— Aim of the task —
What lines in this listing contain the string "return"? Report each one by copying it.

┏━━

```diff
+                        if (MASKED) {
+                            v[0] = (kt * 32 + 8 * g4 + 4 * hh + e < L) ? v[0] : -INFINITY;
+                            v[1] = (kt * 32 + 8 * g4 + 4 * hh + e + 1 < L) ? v[1] : -INFINITY;
+                        }
+                        s[g4 * 4 + e] = v[0]; s[g4 * 4 + e + 1] = v[1];
                     }
-                    s[g4 * 4 + e] = v[0]; s[g4 * 4 + e + 1] = v[1];
+                __builtin_amdgcn_sched_barrier(0);
+#pragma unroll
+                for (int r = 0; r < 16; ++r) s[r] = __builtin_amdgcn_exp2f(s[r]);
+#pragma unroll
+                for (int j = 0; j < 8; ++j) pw[j] = pack_bf16x2(s[2 * j], s[2 * j + 1]);
+                __builtin_amdgcn_sched_barrier(0);
+                if (!MASKED) {
+#pragma unroll
+                    for (int ks = 0; ks < KS; ++ks) kf[ks] = *reinterpret_cast<const __attribute__((address_space(3))) bf16x8*>(kp[ks] + (OFF + 1) * 32 * ROWB);
                 }
-            __builtin_amdgcn_sched_barrier(0);
-#pragma unroll
-            for (int r = 0; r < 16; ++r) s[r] = __builtin_amdgcn_exp2f(s[r]);
-            uint32_t pw[8];
-#pragma unroll
-            for (int j = 0; j < 8; ++j) pw[j] = pack_bf16x2(s[2 * j], s[2 * j + 1]);
-            __builtin_amdgcn_sched_barrier(0);
-            if (!MASKED) {
-#pragma unroll
-                for (int ks = 0; ks < KS; ++ks) kf[ks] = *reinterpret_cast<const __attribute__((address_space(3))) bf16x8*>(kp[ks] + (OFF + 1) * 32 * ROWB);
-            }
-            __builtin_amdgcn_sched_barrier(0);
-            bf16x8 pf[2];
-#pragma unroll
-            for (int ss = 0; ss < 2; ++ss) pf[ss] = __builtin_bit_cast(bf16x8, u32x4{pw[4 * ss], pw[4 * ss + 1], pw[4 * ss + 2], pw[4 * ss + 3]});
-#pragma unroll
-            for (int j = 0; j < 4; ++j)
-                lsum = __builtin_amdgcn_mfma_f32_4x4x4bf16_1k(one4, __builtin_bit_cast(s16x4, u32x2{pw[2 * j], pw[2 * j + 1]}), lsum, 0, 0, 0);
-#pragma unroll
-            for (int d = 0; d < DB; ++d)
-#pragma unroll
-                for (int ss = 0; ss < 2; ++ss) {
-                    s16x8 v8;
-#pragma unroll
-                    for (int e = 0; e < 4; ++e) { v8[e] = vt[d][2 * ss][e]; v8[4 + e] = vt[d][2 * ss + 1][e]; }
-                    o[d] = __builtin_amdgcn_mfma_f32_32x32x16_bf16(__builtin_bit_cast(bf16x8, v8), pf[ss], o[d], 0, 0, 0);
+                __builtin_amdgcn_sched_barrier(0);
+            }
+            if (PHASE != 1) {
+                if (PHASE == 2) {
+                    read_vt();
+                    __builtin_amdgcn_sched_barrier(0);
                 }
-            __builtin_amdgcn_sched_barrier(0);
+                bf16x8 pf[2];
+#pragma unroll
+                for (int ss = 0; ss < 2; ++ss) pf[ss] = __builtin_bit_cast(bf16x8, u32x4{pw[4 * ss], pw[4 * ss + 1], pw[4 * ss + 2], pw[4 * ss + 3]});
+#pragma unroll
+                for (int j = 0; j < 4; ++j)
+                    lsum = __builtin_amdgcn_mfma_f32_4x4x4bf16_1k(one4, __builtin_bit_cast(s16x4, u32x2{pw[2 * j], pw[2 * j + 1]}), lsum, 0, 0, 0);
+#pragma unroll
+                for (int d = 0; d < DB; ++d)
+#pragma unroll
+                    for (int ss = 0; ss < 2; ++ss) {
+                        s16x8 v8;
+#pragma unroll
+                        for (int e = 0; e < 4; ++e) { v8[e] = vt[d][2 * ss][e]; v8[4 + e] = vt[d][2 * ss + 1][e]; }
+                        o[d] = __builtin_amdgcn_mfma_f32_32x32x16_bf16(__builtin_bit_cast(bf16x8, v8), pf[ss], o[d], 0, 0, 0);
+                    }
+                __builtin_amdgcn_sched_barrier(0);
+            }
         };
-        int kt = 0;
-        for (; kt + 2 <= nfull; kt += 2) {
-            fast(std::false_type{}, std::integral_constant<int, 0>{}, kt);
-            fast(std::false_type{}, std::integral_constant<int, 1>{}, kt + 1);
-            advance(2);
-        }
-        if (kt < nfull) { fast(std::false_type{}, std::integral_constant<int, 0>{}, kt); advance(1); }
-        if (nfull < nkt) fast(std::true_type{}, std::integral_constant<int, 0>{}, nkt - 1);
+        constexpr std::integral_constant<int, 0> T0{};
+        constexpr std::integral_constant<int, 1> T1{};
+        constexpr std::integral_constant<int, 2> PV{};
+        if (wave_on) {
+#pragma unroll
+            for (int ks = 0; ks < KS; ++ks) kf[ks] = *reinterpret_cast<const __attribute__((address_space(3))) bf16x8*>(kp[ks]);
+            if (nfull > 0) fast(std::false_type{}, T0, T1, 0); else fast(std::true_type{}, T0, T1, 0);
+#pragma unroll
+            for (int j = 0; j < 8; ++j) asm volatile("" : "+v"(pw0[j]));
+        }
+        second_barrier();
+        if (!wave_on) return;
+#ifdef ARX_DEV_VARIANTS
+        if (dev_word == 3) {
+            if (q < L && pw0[0] == 0x7fc17fc2u && pw0[7] == 0x7fc27fc1u) ctx[(int64_t)(t0 + q) * H + h * DH] = 1;
+            return;
+        }
+#endif
+#pragma unroll
+        for (int d = 0; d < DB; ++d)
+#pragma unroll
+            for (int r = 0; r < 16; ++r) o[d][r] = 0.f;
+        fast(std::false_type{}, T0, PV, 0);
+        if (nfull > 0) {
+            advance(1);
+            int kt = 1;
+            for (; kt + 2 <= nfull; kt += 2) {
+                fast(std::false_type{}, T0, T0, kt);
+                fast(std::false_type{}, T1, T0, kt + 1);
+                advance(2);
+            }
+            if (kt < nfull) { fast(std::false_type{}, T0, T0, kt); advance(1); }
+            if (nfull < nkt) fast(std::true_type{}, T0, T0, nkt - 1);
+        }
         l_tot = lsum[0] + __shfl_xor(lsum[0], 32);
         redo = !__all(l_tot > 0x1p-100f && l_tot < 0x1p100f);
+    } else {
+        second_barrier();
+        if (!wave_on) return;
     }
     if (redo) {
 #pragma unroll
@@ -659,7 +763,7 @@
         }
     }
 #ifdef ARX_DEV_VARIANTS
-    if (dev_stamps && (threadIdx.x & 63) == 0) atomicMax(&dev_stamps[4 * lin + 2], (unsigned long long)wall_clock64());
+    if (dev_stamps && (threadIdx.x & 63) == 0) atomicMax(&dev_stamps[5 * lin + 2], (unsigned long long)wall_clock64());
 #endif
 }
 
@@ -673,19 +777,6 @@
     static __host__ __device__ int bias_stride(int C0) { return (2 * C0 + 8 + 52 + 63) & ~63; }
     static __host__ __device__ int total(int C0, bool has) { return NSLOT * SLOT_BYTES + (has ? 4 * bias_stride(C0) * 4 : 0); }
 };
-
-#define ARX_VMCNT_CASE(N) case N: asm volatile("s_waitcnt vmcnt(" #N ")" ::: "memory"); break;
-#define ARX_VMCNT_CASE4(A, B, C_, D) ARX_VMCNT_CASE(A) ARX_VMCNT_CASE(B) ARX_VMCNT_CASE(C_) ARX_VMCNT_CASE(D)
-__device__ __forceinline__ void attn_wait_vm(int n) {
-    switch (n) {
-    ARX_VMCNT_CASE4(0, 1, 2, 3) ARX_VMCNT_CASE4(4, 5, 6, 7) ARX_VMCNT_CASE4(8, 9, 10, 11) ARX_VMCNT_CASE4(12, 13, 14, 15)
-    ARX_VMCNT_CASE4(16, 17, 18, 19) ARX_VMCNT_CASE4(20, 21, 22, 23) ARX_VMCNT_CASE4(24, 25, 26, 27) ARX_VMCNT_CASE4(28, 29, 30, 31)
-    ARX_VMCNT_CASE4(32, 33, 34, 35) ARX_VMCNT_CASE4(36, 37, 38, 39) ARX_VMCNT_CASE4(40, 41, 42, 43) ARX_VMCNT_CASE(44)
-    default: asm volatile("s_waitcnt vmcnt(0)" ::: "memory"); break;
-    }
-}
-#undef ARX_VMCNT_CASE4
-#undef ARX_VMCNT_CASE
 
 template <int DH, int NSLOT> struct AttnStream {
     using R = AttnRing<DH, NSLOT>;
```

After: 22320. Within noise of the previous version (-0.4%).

┗━━

— The answer —
+        if (!wave_on) return;
+            return;
+        if (!wave_on) return;
     static __host__ __device__ int bias_stride(int C0) { return (2 * C0 + 8 + 52 + 63) & ~63; }
     static __host__ __device__ int total(int C0, bool has) { return NSLOT * SLOT_BYTES + (has ? 4 * bias_stride(C0) * 4 : 0); }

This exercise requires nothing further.